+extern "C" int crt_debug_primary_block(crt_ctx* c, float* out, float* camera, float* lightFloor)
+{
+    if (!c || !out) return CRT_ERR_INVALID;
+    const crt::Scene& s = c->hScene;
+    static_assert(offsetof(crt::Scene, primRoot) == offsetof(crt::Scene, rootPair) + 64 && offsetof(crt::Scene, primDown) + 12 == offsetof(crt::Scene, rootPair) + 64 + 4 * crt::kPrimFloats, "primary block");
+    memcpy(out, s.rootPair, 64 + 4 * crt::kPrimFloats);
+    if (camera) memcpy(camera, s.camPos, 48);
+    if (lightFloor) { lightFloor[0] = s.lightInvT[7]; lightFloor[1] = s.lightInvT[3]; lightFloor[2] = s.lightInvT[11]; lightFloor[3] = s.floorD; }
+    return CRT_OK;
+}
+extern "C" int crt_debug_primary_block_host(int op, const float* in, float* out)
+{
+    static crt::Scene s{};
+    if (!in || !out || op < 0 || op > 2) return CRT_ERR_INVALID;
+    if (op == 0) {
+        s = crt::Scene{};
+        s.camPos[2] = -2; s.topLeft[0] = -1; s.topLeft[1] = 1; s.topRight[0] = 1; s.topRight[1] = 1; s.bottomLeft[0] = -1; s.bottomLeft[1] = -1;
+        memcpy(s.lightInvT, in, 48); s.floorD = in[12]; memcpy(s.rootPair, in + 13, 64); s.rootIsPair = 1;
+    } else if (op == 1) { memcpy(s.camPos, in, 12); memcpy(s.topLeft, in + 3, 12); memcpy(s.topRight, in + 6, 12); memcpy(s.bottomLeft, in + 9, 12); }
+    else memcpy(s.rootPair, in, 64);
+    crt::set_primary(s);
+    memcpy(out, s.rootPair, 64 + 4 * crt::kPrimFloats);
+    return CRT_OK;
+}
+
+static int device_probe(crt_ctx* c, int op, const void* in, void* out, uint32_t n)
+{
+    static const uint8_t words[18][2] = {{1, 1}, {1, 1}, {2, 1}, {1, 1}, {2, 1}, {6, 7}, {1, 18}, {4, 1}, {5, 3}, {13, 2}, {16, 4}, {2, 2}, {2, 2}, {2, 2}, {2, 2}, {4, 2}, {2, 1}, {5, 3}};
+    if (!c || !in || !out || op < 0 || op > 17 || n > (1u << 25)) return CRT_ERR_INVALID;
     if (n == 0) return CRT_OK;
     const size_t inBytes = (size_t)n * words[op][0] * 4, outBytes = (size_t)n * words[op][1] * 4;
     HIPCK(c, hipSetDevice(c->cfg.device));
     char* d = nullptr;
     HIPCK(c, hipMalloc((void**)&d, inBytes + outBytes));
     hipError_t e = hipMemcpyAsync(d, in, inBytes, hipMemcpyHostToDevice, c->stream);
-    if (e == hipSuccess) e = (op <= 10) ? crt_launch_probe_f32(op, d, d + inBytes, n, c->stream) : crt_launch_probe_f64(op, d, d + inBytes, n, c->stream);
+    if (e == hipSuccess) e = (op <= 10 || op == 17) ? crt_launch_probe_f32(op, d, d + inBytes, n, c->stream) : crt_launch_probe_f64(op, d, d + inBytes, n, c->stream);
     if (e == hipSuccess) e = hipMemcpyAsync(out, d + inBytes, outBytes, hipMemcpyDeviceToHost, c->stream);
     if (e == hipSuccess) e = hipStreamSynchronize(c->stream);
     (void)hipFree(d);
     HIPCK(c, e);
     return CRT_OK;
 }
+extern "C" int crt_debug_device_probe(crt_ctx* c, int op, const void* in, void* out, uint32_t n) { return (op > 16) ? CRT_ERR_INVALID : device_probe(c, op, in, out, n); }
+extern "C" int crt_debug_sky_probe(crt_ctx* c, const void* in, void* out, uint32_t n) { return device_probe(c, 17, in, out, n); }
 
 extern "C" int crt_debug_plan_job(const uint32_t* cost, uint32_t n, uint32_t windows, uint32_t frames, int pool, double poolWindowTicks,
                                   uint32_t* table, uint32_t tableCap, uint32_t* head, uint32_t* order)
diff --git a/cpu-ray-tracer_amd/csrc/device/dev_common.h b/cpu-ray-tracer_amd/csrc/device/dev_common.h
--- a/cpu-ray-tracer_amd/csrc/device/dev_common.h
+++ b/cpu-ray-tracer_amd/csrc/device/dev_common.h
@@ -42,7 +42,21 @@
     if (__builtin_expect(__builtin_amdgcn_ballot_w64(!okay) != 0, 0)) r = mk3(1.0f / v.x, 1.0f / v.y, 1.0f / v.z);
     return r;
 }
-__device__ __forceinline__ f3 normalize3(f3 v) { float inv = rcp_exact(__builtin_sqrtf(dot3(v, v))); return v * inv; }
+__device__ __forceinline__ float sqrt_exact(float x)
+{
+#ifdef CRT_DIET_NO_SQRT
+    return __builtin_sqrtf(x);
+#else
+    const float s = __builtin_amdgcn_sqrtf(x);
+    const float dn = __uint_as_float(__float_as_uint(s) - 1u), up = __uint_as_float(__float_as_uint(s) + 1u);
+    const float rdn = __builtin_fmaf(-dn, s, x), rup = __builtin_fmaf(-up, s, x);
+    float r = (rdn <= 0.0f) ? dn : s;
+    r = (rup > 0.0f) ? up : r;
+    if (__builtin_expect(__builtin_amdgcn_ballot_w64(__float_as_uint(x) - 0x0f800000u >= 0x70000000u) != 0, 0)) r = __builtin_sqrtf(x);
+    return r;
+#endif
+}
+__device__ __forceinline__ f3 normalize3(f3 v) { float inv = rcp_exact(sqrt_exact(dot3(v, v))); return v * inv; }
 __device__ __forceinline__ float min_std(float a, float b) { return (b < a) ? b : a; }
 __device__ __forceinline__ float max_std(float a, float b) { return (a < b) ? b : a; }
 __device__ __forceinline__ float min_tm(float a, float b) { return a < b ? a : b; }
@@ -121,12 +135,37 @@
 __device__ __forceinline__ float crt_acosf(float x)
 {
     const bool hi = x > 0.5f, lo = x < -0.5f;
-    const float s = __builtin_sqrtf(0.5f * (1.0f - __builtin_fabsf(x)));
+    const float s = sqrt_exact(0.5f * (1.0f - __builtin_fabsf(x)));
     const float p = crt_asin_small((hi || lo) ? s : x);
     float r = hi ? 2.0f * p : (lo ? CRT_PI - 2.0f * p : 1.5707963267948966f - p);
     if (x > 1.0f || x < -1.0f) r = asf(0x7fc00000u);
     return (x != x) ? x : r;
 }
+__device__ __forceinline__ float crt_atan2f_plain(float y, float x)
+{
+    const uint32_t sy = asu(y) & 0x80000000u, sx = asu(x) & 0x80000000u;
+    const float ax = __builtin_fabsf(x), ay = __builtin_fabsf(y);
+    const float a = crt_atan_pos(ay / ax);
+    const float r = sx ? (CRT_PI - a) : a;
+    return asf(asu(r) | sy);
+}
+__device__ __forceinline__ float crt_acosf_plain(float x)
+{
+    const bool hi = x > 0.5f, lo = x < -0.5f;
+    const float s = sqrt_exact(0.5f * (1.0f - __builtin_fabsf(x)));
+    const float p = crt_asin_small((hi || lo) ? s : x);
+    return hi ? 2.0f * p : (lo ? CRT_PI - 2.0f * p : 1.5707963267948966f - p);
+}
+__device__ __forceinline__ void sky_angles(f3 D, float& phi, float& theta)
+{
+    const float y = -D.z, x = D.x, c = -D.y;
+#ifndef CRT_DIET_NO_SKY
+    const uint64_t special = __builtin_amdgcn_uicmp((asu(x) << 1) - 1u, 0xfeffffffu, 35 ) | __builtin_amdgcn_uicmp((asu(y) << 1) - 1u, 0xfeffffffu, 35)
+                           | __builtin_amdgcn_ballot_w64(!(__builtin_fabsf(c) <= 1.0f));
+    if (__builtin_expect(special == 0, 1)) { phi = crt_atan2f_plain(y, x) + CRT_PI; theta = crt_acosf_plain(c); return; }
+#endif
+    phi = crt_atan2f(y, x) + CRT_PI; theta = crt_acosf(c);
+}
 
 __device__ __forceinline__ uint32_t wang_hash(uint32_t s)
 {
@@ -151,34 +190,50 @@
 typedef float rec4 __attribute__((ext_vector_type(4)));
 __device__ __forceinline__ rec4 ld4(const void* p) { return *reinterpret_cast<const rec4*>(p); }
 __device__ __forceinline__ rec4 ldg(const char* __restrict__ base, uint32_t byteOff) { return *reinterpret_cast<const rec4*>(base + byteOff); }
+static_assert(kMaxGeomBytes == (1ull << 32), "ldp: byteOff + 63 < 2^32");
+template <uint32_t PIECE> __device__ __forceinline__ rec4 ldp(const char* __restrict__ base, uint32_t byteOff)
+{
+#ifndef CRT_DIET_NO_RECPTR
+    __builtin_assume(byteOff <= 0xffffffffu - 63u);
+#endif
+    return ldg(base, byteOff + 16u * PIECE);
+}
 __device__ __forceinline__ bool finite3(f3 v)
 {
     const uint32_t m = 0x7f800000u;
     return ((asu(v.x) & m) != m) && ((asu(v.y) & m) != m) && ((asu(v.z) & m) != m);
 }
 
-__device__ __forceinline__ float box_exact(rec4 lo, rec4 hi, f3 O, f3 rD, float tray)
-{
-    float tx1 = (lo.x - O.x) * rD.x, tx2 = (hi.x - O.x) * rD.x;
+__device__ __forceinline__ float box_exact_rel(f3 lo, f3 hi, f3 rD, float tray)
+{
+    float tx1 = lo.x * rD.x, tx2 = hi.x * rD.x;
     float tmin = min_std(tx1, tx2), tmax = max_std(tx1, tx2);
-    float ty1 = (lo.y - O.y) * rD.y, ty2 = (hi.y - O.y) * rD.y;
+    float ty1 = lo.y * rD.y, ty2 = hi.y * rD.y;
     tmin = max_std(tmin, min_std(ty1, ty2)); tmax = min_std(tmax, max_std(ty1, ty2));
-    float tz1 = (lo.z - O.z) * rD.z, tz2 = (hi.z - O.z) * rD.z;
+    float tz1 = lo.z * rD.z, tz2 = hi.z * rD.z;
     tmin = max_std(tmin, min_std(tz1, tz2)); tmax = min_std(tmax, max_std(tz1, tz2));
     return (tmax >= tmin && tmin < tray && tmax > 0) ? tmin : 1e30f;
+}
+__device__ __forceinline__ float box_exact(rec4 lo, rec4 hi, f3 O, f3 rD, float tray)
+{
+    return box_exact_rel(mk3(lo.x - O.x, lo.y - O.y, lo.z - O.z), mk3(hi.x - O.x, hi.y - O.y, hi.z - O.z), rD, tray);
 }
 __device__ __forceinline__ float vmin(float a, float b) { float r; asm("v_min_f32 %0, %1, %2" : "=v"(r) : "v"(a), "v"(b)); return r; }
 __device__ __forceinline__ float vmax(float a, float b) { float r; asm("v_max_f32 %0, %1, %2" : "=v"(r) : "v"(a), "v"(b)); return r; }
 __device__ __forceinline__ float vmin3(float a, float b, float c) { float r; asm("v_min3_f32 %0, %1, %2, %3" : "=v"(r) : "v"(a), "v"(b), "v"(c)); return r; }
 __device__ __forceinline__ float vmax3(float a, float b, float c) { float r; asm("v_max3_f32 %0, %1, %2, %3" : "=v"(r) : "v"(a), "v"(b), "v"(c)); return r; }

### Task
Wherever the word "char" appears in the records above, copy that line.

### Expected output
     char* d = nullptr;
 __device__ __forceinline__ rec4 ldg(const char* __restrict__ base, uint32_t byteOff) { return *reinterpret_cast<const rec4*>(base + byteOff); }
+template <uint32_t PIECE> __device__ __forceinline__ rec4 ldp(const char* __restrict__ base, uint32_t byteOff)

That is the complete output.